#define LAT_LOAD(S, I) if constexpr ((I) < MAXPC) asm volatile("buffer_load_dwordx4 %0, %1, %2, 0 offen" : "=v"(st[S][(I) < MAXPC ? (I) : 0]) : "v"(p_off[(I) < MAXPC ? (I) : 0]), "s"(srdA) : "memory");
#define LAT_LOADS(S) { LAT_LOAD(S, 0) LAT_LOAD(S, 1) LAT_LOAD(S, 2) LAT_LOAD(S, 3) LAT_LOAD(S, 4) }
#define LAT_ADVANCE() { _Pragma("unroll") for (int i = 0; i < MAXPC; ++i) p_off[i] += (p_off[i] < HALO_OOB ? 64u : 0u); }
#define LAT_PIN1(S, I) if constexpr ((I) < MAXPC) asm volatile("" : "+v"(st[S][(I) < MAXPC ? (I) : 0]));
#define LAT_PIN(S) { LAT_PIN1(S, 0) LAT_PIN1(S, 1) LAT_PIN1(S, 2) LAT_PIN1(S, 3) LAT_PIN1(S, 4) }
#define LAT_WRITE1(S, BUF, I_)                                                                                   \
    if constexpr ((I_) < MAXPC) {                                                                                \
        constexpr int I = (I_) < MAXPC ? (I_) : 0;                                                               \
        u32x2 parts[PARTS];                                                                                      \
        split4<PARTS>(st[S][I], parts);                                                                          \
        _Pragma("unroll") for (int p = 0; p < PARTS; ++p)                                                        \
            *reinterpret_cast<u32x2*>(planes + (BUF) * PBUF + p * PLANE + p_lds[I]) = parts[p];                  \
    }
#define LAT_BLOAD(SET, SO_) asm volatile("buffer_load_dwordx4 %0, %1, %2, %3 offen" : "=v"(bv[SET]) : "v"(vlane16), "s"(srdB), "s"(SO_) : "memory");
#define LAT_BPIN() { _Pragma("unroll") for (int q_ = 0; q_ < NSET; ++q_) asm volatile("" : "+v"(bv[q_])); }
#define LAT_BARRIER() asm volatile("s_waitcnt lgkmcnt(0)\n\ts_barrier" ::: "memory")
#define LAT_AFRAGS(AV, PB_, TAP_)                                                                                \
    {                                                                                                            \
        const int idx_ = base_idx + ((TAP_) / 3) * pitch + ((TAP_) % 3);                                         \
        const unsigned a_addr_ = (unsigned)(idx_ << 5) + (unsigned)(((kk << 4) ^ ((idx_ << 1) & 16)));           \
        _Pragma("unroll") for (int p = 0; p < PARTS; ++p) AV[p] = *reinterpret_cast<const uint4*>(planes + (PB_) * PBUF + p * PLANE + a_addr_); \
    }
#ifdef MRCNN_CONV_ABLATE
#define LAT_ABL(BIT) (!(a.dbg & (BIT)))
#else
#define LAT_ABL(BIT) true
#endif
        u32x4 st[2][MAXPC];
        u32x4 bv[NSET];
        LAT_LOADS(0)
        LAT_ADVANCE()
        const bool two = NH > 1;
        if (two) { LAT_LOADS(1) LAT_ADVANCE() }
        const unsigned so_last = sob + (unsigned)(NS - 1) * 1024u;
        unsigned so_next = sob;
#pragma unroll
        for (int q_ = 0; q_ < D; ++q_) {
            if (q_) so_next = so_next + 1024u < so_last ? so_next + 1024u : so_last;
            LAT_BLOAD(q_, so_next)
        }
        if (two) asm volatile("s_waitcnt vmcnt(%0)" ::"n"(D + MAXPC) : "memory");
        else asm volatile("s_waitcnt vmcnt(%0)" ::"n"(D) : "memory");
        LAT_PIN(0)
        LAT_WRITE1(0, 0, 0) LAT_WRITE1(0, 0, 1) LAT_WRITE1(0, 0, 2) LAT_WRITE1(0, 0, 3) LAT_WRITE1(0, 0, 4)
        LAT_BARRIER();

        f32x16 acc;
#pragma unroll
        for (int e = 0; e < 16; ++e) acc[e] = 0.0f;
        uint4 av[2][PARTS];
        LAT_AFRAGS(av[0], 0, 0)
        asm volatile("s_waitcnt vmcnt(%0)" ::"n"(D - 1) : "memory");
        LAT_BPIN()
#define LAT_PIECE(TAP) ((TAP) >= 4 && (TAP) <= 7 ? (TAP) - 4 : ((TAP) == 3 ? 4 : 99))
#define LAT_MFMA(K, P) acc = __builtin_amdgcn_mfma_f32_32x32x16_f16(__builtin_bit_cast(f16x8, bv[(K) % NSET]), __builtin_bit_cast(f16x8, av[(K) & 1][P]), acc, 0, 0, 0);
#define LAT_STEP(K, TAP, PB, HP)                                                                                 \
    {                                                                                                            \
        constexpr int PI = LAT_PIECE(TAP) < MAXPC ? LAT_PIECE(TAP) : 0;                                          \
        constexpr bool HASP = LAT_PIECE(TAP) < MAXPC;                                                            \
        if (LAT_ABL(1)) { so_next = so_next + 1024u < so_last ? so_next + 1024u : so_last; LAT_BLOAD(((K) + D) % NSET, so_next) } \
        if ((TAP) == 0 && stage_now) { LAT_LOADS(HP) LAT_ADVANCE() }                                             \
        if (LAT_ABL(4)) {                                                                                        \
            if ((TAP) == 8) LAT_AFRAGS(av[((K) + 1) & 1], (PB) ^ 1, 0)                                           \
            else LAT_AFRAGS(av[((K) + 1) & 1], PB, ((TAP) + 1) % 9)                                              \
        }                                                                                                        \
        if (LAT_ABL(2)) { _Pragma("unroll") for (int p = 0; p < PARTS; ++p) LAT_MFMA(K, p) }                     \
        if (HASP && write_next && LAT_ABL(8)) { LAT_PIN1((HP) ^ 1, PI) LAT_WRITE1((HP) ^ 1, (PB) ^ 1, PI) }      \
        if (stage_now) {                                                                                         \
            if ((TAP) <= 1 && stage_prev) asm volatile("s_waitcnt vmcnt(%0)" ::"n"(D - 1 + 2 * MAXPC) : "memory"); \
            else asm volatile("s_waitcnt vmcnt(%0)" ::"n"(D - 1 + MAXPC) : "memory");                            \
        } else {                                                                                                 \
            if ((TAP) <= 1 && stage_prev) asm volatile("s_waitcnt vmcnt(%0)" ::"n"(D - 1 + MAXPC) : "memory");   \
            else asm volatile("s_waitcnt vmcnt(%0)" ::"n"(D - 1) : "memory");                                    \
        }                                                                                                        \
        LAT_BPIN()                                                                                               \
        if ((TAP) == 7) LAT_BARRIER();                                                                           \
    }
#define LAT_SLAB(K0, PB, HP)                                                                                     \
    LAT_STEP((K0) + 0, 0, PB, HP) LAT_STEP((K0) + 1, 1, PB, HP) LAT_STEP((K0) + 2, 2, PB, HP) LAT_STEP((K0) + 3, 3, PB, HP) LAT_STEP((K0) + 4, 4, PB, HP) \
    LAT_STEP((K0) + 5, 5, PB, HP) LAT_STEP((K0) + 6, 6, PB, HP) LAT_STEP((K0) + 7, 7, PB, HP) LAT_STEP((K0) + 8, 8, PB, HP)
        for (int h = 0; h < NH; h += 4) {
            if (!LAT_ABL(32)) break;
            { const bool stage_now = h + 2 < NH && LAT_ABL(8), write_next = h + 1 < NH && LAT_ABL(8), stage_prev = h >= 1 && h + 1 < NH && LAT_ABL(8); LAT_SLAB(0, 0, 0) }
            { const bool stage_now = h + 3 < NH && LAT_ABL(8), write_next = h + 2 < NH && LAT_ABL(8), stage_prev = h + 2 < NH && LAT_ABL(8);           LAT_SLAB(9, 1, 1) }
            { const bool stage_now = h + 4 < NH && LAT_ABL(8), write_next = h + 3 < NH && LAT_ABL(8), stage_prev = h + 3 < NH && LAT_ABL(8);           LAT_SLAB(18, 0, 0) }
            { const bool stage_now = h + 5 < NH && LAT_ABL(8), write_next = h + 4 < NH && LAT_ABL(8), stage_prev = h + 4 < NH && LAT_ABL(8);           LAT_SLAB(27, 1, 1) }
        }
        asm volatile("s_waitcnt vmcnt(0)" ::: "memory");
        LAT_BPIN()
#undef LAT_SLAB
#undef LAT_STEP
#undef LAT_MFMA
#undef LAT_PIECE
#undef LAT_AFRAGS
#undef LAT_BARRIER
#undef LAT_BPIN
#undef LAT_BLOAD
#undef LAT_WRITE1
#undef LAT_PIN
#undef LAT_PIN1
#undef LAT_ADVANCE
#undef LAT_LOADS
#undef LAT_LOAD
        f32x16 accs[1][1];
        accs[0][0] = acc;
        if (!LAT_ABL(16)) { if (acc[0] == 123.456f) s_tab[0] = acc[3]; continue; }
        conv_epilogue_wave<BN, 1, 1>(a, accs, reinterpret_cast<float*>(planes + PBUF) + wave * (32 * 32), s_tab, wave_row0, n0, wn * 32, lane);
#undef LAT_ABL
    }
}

*-*-*

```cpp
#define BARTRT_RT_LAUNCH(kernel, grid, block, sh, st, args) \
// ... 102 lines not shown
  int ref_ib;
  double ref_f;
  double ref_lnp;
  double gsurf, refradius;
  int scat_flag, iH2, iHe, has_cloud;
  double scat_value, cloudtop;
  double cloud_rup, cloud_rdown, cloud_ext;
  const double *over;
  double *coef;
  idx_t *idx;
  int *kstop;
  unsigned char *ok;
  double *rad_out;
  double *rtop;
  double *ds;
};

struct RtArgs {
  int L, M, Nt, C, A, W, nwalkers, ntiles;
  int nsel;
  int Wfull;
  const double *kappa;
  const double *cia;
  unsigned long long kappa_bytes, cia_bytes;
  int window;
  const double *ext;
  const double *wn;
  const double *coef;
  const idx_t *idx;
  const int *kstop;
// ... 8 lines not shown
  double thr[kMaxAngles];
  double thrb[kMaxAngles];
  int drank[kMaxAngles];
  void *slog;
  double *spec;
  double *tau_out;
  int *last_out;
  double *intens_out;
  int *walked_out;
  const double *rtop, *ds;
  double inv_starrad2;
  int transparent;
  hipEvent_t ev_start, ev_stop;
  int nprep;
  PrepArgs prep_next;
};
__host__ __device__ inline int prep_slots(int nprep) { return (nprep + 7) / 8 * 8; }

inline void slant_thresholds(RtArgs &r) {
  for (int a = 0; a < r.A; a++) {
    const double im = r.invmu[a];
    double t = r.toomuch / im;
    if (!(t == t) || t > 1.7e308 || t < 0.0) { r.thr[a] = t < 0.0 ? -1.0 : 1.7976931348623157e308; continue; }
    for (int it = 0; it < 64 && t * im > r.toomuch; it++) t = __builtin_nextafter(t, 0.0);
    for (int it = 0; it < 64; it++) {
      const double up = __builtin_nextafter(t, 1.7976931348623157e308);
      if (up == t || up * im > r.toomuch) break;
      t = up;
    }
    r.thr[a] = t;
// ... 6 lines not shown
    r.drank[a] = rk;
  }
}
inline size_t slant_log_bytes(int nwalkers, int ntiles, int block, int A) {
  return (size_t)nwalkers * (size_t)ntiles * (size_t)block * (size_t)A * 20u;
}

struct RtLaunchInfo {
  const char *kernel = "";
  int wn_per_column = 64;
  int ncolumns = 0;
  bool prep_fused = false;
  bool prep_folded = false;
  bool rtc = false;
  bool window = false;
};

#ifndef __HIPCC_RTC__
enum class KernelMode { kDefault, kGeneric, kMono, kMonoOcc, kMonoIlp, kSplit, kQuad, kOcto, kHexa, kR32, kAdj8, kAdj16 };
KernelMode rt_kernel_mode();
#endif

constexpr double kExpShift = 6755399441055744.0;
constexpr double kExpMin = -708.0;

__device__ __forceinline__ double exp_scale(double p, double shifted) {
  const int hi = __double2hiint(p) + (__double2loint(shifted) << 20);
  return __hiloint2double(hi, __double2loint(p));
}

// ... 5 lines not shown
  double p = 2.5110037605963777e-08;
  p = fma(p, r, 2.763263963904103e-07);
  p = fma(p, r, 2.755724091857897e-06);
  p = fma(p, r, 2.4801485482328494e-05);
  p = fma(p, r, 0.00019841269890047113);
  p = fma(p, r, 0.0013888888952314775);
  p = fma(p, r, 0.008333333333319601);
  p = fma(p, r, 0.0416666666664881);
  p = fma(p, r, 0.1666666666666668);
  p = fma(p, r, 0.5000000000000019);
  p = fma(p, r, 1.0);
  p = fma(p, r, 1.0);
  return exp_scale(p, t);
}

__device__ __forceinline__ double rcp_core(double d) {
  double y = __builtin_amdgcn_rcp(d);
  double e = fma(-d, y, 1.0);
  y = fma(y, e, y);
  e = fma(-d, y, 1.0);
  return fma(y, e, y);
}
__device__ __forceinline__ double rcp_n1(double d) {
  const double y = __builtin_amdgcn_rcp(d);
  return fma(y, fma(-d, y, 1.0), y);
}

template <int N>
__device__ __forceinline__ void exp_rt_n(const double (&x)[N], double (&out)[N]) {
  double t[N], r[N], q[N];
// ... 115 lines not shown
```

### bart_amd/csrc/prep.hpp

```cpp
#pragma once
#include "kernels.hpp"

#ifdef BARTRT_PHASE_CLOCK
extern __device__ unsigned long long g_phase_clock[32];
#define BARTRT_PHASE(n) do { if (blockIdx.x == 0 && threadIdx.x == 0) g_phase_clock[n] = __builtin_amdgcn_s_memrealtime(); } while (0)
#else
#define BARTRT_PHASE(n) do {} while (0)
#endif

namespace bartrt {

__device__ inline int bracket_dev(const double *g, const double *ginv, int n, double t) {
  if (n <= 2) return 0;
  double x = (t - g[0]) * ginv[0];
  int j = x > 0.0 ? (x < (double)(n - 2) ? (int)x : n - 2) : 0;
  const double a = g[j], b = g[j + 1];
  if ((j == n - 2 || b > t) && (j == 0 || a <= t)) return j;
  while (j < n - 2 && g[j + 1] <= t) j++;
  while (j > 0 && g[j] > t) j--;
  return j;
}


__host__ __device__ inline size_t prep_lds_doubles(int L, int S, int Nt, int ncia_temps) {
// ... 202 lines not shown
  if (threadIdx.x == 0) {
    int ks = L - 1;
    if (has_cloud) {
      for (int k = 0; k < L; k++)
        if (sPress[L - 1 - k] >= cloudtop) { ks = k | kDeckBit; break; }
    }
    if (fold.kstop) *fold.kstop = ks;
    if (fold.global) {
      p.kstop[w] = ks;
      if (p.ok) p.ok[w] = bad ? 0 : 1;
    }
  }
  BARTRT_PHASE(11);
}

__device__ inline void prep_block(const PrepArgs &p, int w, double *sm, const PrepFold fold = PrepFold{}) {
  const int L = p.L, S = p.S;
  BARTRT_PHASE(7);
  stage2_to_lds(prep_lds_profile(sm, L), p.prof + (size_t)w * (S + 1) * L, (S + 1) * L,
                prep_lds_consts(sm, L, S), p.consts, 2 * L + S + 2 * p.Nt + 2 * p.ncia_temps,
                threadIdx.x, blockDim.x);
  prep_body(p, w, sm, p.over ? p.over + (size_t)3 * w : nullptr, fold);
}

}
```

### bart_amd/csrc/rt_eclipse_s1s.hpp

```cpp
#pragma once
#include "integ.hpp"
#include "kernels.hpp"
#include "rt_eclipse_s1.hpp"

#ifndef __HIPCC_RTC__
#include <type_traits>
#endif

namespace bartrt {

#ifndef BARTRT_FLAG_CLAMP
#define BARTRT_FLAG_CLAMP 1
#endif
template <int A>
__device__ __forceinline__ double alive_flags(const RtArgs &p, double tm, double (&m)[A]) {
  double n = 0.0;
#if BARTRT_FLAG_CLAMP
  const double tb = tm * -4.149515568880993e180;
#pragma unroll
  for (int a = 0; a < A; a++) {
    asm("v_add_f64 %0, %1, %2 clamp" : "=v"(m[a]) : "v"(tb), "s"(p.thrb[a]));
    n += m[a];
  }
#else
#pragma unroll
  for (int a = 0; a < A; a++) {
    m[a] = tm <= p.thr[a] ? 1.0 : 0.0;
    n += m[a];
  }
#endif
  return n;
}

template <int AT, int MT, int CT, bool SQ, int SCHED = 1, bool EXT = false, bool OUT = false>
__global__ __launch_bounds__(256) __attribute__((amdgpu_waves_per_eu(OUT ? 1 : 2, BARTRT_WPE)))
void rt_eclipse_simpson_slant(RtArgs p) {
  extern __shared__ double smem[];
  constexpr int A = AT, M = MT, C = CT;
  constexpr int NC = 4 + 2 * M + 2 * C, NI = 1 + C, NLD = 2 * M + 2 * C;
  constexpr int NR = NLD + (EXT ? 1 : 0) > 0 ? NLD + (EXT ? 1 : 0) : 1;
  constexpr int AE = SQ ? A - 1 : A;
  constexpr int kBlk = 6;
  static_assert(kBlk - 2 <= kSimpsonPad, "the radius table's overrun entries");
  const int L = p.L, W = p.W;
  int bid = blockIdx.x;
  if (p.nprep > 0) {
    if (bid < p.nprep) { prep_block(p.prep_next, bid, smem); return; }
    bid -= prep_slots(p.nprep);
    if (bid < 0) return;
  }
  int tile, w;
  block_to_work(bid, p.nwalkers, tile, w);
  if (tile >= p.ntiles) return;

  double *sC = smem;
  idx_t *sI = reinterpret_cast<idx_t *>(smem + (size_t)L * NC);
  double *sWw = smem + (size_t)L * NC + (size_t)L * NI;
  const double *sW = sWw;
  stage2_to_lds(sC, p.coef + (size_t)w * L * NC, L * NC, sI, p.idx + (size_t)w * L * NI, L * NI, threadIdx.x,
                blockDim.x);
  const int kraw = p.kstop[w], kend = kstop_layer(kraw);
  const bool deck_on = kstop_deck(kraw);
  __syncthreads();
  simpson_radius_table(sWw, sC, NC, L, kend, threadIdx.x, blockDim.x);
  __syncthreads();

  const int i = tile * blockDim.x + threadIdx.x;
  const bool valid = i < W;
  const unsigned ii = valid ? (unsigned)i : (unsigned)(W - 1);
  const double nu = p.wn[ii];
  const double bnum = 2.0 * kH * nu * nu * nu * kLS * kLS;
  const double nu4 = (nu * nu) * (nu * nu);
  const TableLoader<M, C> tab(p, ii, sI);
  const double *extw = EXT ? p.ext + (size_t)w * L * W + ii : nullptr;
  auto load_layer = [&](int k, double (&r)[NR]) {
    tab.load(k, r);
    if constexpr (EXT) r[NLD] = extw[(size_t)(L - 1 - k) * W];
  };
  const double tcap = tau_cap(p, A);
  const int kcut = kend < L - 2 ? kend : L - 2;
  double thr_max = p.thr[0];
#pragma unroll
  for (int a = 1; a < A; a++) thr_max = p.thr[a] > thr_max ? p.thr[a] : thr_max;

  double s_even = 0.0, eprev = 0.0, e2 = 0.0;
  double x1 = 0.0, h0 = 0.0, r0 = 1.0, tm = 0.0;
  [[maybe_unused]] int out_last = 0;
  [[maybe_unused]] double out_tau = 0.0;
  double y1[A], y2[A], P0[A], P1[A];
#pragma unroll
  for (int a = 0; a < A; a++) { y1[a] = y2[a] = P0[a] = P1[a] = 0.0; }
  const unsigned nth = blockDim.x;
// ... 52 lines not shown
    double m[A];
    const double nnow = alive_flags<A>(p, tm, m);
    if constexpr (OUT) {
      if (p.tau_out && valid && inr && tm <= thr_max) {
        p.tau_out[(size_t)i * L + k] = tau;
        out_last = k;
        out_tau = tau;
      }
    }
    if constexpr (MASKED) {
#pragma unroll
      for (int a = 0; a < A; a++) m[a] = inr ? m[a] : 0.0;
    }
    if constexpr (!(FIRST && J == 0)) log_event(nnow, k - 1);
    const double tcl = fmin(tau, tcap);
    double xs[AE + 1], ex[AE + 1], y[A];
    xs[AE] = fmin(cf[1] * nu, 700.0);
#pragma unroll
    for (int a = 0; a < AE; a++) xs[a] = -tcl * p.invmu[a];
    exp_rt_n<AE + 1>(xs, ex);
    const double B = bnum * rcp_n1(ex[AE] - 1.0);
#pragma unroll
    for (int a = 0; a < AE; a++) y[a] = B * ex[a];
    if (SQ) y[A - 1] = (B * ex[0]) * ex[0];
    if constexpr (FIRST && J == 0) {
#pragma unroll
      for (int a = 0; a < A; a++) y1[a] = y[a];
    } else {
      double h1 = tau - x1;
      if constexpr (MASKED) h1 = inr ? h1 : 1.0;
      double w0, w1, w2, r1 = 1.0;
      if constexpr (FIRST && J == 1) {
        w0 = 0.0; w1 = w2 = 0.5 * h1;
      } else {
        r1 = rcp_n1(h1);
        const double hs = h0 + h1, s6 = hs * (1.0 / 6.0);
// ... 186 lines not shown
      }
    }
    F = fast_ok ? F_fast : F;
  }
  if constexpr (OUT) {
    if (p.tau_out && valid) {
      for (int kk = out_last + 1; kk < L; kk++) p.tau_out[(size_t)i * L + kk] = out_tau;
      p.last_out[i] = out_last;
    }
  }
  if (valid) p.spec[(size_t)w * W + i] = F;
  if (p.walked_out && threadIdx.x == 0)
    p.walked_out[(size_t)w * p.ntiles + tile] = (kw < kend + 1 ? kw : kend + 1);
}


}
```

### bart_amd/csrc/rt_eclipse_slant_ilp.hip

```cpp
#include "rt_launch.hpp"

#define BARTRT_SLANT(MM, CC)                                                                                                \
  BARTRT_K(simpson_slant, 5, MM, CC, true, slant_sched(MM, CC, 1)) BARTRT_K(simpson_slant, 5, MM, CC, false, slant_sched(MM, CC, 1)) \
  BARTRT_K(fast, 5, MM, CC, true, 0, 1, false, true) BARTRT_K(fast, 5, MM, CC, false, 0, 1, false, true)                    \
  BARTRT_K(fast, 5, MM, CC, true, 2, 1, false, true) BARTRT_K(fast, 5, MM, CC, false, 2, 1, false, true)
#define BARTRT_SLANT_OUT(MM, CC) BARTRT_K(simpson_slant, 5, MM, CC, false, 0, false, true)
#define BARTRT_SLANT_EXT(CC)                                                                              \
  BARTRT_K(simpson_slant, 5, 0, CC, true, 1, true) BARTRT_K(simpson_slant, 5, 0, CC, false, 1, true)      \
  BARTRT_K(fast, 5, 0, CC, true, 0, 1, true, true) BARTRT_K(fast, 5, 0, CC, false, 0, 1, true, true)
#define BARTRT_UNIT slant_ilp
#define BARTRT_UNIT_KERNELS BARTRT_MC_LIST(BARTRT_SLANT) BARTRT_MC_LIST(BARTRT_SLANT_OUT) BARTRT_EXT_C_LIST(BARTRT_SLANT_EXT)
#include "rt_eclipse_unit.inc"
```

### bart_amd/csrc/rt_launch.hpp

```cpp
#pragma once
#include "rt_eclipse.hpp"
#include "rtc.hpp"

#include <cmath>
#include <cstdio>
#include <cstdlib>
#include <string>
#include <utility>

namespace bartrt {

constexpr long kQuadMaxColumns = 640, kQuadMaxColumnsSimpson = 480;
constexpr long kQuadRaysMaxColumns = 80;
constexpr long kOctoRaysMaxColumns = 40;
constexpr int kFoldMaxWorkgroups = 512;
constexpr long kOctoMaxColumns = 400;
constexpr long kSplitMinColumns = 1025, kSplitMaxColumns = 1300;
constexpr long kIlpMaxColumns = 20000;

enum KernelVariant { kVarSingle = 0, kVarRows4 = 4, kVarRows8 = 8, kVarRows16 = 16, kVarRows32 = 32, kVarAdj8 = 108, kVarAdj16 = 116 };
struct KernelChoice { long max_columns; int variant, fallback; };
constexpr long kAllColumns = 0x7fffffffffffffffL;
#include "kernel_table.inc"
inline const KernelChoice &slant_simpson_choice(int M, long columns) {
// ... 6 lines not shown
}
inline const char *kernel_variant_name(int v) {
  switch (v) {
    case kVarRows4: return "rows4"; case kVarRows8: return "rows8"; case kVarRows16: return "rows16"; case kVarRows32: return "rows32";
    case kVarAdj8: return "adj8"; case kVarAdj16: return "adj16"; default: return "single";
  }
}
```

*-*-*

* _Work required_
Of the lines above, copy each that contains "thrb".

* _Answer to the exercise_
  double thrb[kMaxAngles];
    asm("v_add_f64 %0, %1, %2 clamp" : "=v"(m[a]) : "v"(tb), "s"(p.thrb[a]));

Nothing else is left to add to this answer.